Wah, wah, wahhhhhh....... Hopefully, the new battery does it...arty:


----------



## Instg8ter (Sep 28, 2010)

engine is in the bay wrestled with header bolts most of the afternoon, one more to go, man there is 0 clearance on the rear mid bolt need a 45 degree open end, may have to heat and bend one of mine, other than that it dropped right in...hopefully get it bolted up tonight and wired up tomorrow, will start a new thread as not to Hijack Tops


----------



## Topkat (Sep 9, 2010)

yer ok my brother.....:cheers
it's always that dam 1 bolt.......
got a new battery and will try again later ,
arty:
:seeya


----------



## dimitri (Feb 13, 2009)

Topkat,

Don't forget to have a fire extinguisher on hand....

Good luck


----------



## Topkat (Sep 9, 2010)

:willy:I got a new battery and tried again today.even jumpered in the battery on my F350. still nothing. It turns over fine and I know I have the dist hooked up properly.
Yesterday I had a weak spark. Didnt ckeck today.
I know the motor is tight from everything being new, but im not getting anything.
I wonder if the starter may play a role in this? Like it being old and not enough "oompf"?
Yesterday and today,the first turn of the starter ,it made a whirring noise and didnt turn the motor over.
As the motor was cranking I moved the distributor a bit at a time over both directions of its full motion.NOTHING
I got annoyed and pulled the dist and removed the Pertronix2 and put the stock points back in (which I know nothing of.)
still NOTHING.:confused
Im pouring gas into the carb.(not sure if the carb is pumping or even where to look to see if it is.)
NOTHING
will the stock points work with my high voltage wires and my .6 ohm coil?
Should I put the Pertronix back in?
even if I got the timing wrong, shouldnt I still be getting a VVVVVVVVVVv.......POP!!??:willy:
What now?
thanks as always


----------



## geeteeohguy (Feb 2, 2008)

Stop. Pull number one spark plug and look at it. Gas fouled or dry? Next get number one cylinder to TDC on compression stroke. Verify position of timing mark on balancer and position of distributor.  If ok, replace plug. Pull coil wire away from coil tower and hold it there with about 1/4" gap. Have your buddy crank the engine. Do not touch the car with your body while doing this, you could get zapped. Do you have spark?? If not, check the dwell of the points with a dwellmeter. You want 30 degrees. You need spark, fuel, and compression to light up a motor, and it all has to happen in perfect sequence. You could have an ignition problem, (dizzy in 180 out or wrong), a fuel suppply problem (fuel pump hooked up backwards, etc) or a mechanical problem (timing chain installed incorrectly). If your ignition timing is in the ballpark, your valve timing is correct and you have fuel, it should fire up in a half a turn. Sum Sing Wong.


----------



## Topkat (Sep 9, 2010)

It's gas fouled Gee.........:confused


----------



## BearGFR (Aug 25, 2008)

geeteeohguy said:


> Stop. Pull number one spark plug and look at it. Gas fouled or dry? Next get number one cylinder to TDC on compression stroke. Verify position of timing mark on balancer and position of distributor. If ok, replace plug. Pull coil wire away from coil tower and hold it there with about 1/4" gap. Have your buddy crank the engine. Do not touch the car with your body while doing this, you could get zapped. Do you have spark?? If not, check the dwell of the points with a dwellmeter. You want 30 degrees. You need spark, fuel, and compression to light up a motor, and it all has to happen in perfect sequence. You could have an ignition problem, (dizzy in 180 out or wrong), a fuel suppply problem (fuel pump hooked up backwards, etc) or a mechanical problem (timing chain installed incorrectly). If your ignition timing is in the ballpark, your valve timing is correct and you have fuel, it should fire up in a half a turn. Sum Sing Wong.
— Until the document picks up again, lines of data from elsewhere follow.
static int run_piece(mpmc_ctx *c, unsigned mask, mpmc_result *r) {
	if (!c) return MPMC_ERR_ARG;
	int rc = enqueue(c, mask);
	if (rc != MPMC_OK) return rc;
	return wait_and_fill(c, r);
}
extern "C" int mpmc_lj(mpmc_ctx *c, double *out) {
	mpmc_result r;
	int rc = run_piece(c, RUN_PAIR | RUN_ATOMTERMS, &r);
	if (rc == MPMC_OK && out) *out = r.rd_energy;
	return rc;
}
extern "C" int mpmc_coulombic_real(mpmc_ctx *c, double *out) {
	mpmc_result r;
	int rc = run_piece(c, RUN_PAIR | RUN_PAIR_ES, &r);
	if (rc == MPMC_OK && out) *out = r.es_real;
	return rc;
}
extern "C" int mpmc_coulombic_reciprocal(mpmc_ctx *c, double *out) {
	mpmc_result r;
	int rc = run_piece(c, RUN_RECIP, &r);
	if (rc == MPMC_OK && out) *out = r.es_recip;
	return rc;
}
extern "C" int mpmc_coulombic_self(mpmc_ctx *c, double *out) {
	mpmc_result r;
	int rc = run_piece(c, RUN_RECIP, &r);
	if (rc == MPMC_OK && out) *out = r.es_self;
	return rc;
}
extern "C" int mpmc_coulombic(mpmc_ctx *c, double *out) {
	if (!c) return MPMC_ERR_ARG;
	mpmc_result r;
	int rc = run_piece(c, RUN_PAIR | RUN_PAIR_ES | (c->opts.wolf ? RUN_WOLF : RUN_RECIP), &r);
	if (rc == MPMC_OK && out) *out = r.coulombic_energy;
	return rc;
}
extern "C" int mpmc_polar(mpmc_ctx *c, double *out) {
	if (!c) return MPMC_ERR_ARG;
	if (!c->opts.polarization) return fail(c, MPMC_ERR_INVALID_SETTING, "mpmc_polar: polarization is off");
	mpmc_result r;
	int rc = run_piece(c, RUN_FIELD | RUN_SOLVE, &r);
	if (rc == MPMC_OK && out) *out = r.polarization_energy;
	return rc;
}
extern "C" int mpmc_axilrod_teller(mpmc_ctx *c, double *out) {
	if (!c) return MPMC_ERR_ARG;
	if (!c->kept.tb_enabled) return fail(c, MPMC_ERR_INVALID_SETTING, "mpmc_axilrod_teller: the term is off (mpmc_set_axilrod_teller)");
	mpmc_result r;
	int rc = run_piece(c, RUN_THREE_BODY, &r);
	if (rc == MPMC_OK && out) *out = r.three_body_energy;
	return rc;
}
extern "C" int mpmc_disp_expansion(mpmc_ctx *c, double *out) {
	if (!c) return MPMC_ERR_ARG;
	if (!c->kept.de_enabled) return fail(c, MPMC_ERR_INVALID_SETTING, "mpmc_disp_expansion: the term is off (mpmc_set_disp_expansion)");
	mpmc_result r;
	int rc = run_piece(c, RUN_DISP, &r);
	if (rc == MPMC_OK && out) *out = r.rd_energy;
	return rc;
}
static int fetch_atoms3(mpmc_ctx *c, const double *d_src, double *out) {
	std::vector<double> tmp(3 * (size_t)c->n);
	HIP_TRY(c, hipMemcpyAsync(tmp.data(), d_src, tmp.size() * sizeof(double), hipMemcpyDeviceToHost, c->stream));
	HIP_TRY(c, hipStreamSynchronize(c->stream));
	for (int k = 0; k < c->n; k++) {
		const int i = c->perm[k];
		out[3 * (size_t)i] = tmp[3 * (size_t)k];
		out[3 * (size_t)i + 1] = tmp[3 * (size_t)k + 1];
		out[3 * (size_t)i + 2] = tmp[3 * (size_t)k + 2];
	}
	return MPMC_OK;
}

extern "C" int mpmc_thole_field(mpmc_ctx *c, double *ef_static) {
	if (!c) return MPMC_ERR_ARG;
	mpmc_result r;
	int rc = run_piece(c, RUN_FIELD, &r);
	if (rc != MPMC_OK) return rc;
	if (ef_static) return fetch_atoms3(c, c->d_e_static, ef_static);
	return MPMC_OK;
}

extern "C" int mpmc_thole_amatrix(mpmc_ctx *c, int row0, int nrows, double *a) {
	if (!c || !a || row0 < 0 || nrows <= 0) return MPMC_ERR_ARG;
	int rc = prepare(c);
	if (rc != MPMC_OK) return rc;
	if (row0 % 3 || nrows % 3 || row0 + nrows > 3 * c->n) return fail(c, MPMC_ERR_ARG, "mpmc_thole_amatrix: rows must cover whole atoms (multiples of 3) inside 3N");
	const size_t need = (size_t)nrows * 3 * c->n;
	if ((rc = c->d_arows.reserve(c, need)) != MPMC_OK) return rc;
	{
		ProfScope p(c, MPMC_K_TENSOR);
		launch_amatrix_rows(c->stream, atoms_view(c), c->d_slot_of, c->box, c->opts.polar_damp, row0, nrows, c->d_arows);
	}
	HIP_TRY(c, hipGetLastError());
	HIP_TRY(c, hipMemcpyAsync(a, c->d_arows, need * sizeof(double), hipMemcpyDeviceToHost, c->stream));
	HIP_TRY(c, hipStreamSynchronize(c->stream));
	prof_harvest(c);
	return MPMC_OK;
}

extern "C" int mpmc_polar_direct_info(mpmc_ctx *c, mpmc_direct_info *out) {
	if (!c || !out) return MPMC_ERR_ARG;
	if (c->pending) return fail(c, MPMC_ERR_ARG, "mpmc_polar_direct_info: an evaluation is in flight");
	*out = c->direct;
	return MPMC_OK;
}

extern "C" int mpmc_polar_palmo_info(mpmc_ctx *c, double *energy_correction, double *ef_induced_change) {
	if (!c) return MPMC_ERR_ARG;
	if (c->pending) return fail(c, MPMC_ERR_ARG, "mpmc_polar_palmo_info: an evaluation is in flight");
	if (energy_correction) *energy_correction = c->palmo_correction;
	if (ef_induced_change) {
		if (c->palmo_ran && c->d_palmo_change) {
			HIP_TRY(c, hipSetDevice(c->device));
			return fetch_atoms3(c, c->d_palmo_change, ef_induced_change);
		}
		std::fill(ef_induced_change, ef_induced_change + 3 * (size_t)c->n, 0.0);
	}
	return MPMC_OK;
}

extern "C" int mpmc_get_dipoles(mpmc_ctx *c, double *mu, double *ef_static, double *ef_induced) {
	if (!c) return MPMC_ERR_ARG;
	if (!c->d_e_static) return fail(c, MPMC_ERR_ARG, "mpmc_get_dipoles: no polarization evaluation has run");
	HIP_TRY(c, hipSetDevice(c->device));
	int rc = finish_pending_dipoles(c);
	if (rc != MPMC_OK) return rc;
	HIP_TRY(c, hipStreamSynchronize(c->stream));
	if (mu && rc == MPMC_OK) rc = fetch_atoms3(c, c->d_mu[c->mu_cur], mu);
	if (ef_static && rc == MPMC_OK) rc = fetch_atoms3(c, c->d_e_static, ef_static);
	if (ef_induced && rc == MPMC_OK) rc = fetch_atoms3(c, c->d_e_induced, ef_induced);
	return rc;
}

:agree One thing you don't want to do is grind and grind and grind on the starter ---- on a fresh motor that's a good way to wipe out the cam. If it's not lighting off almost immediately, then indeed "sum sing wong". Back to the basics. Verify you're getting spark. Don't check anything else until you're positive you have spark. Plugs wet with fuel, so you're probably getting fuel. Got spark and fuel and still no work-y, time to check distributor indexing. Remove the driver's side valve cover, position timing marks on the balancer to TDC with both valves on #1 cylinder (front drivers side) CLOSED. (TDC on exhaust stroke will have #1 exhaust valve open). With #1 at TDC compression stroke, verify the distributor contact on the rotor is pointing to #1 plug wire. (If not, you can either pull the dizzy and reposition or just rewire the cap so that #1 is aligned with the rotor, then rewire from there following the firing sequence in a counterclockwise direction). If you've got spark, fuel, correct alignment - then it WILL start and run unless you didn't install the tming chain correctly (and you actually have two chances to have gotten that right) or misadjusted the valves -really- badly.

Have faith and be patient. It's just an enigne, not something hard like a computer.

Bear


----------



## firecatsrt (Sep 15, 2008)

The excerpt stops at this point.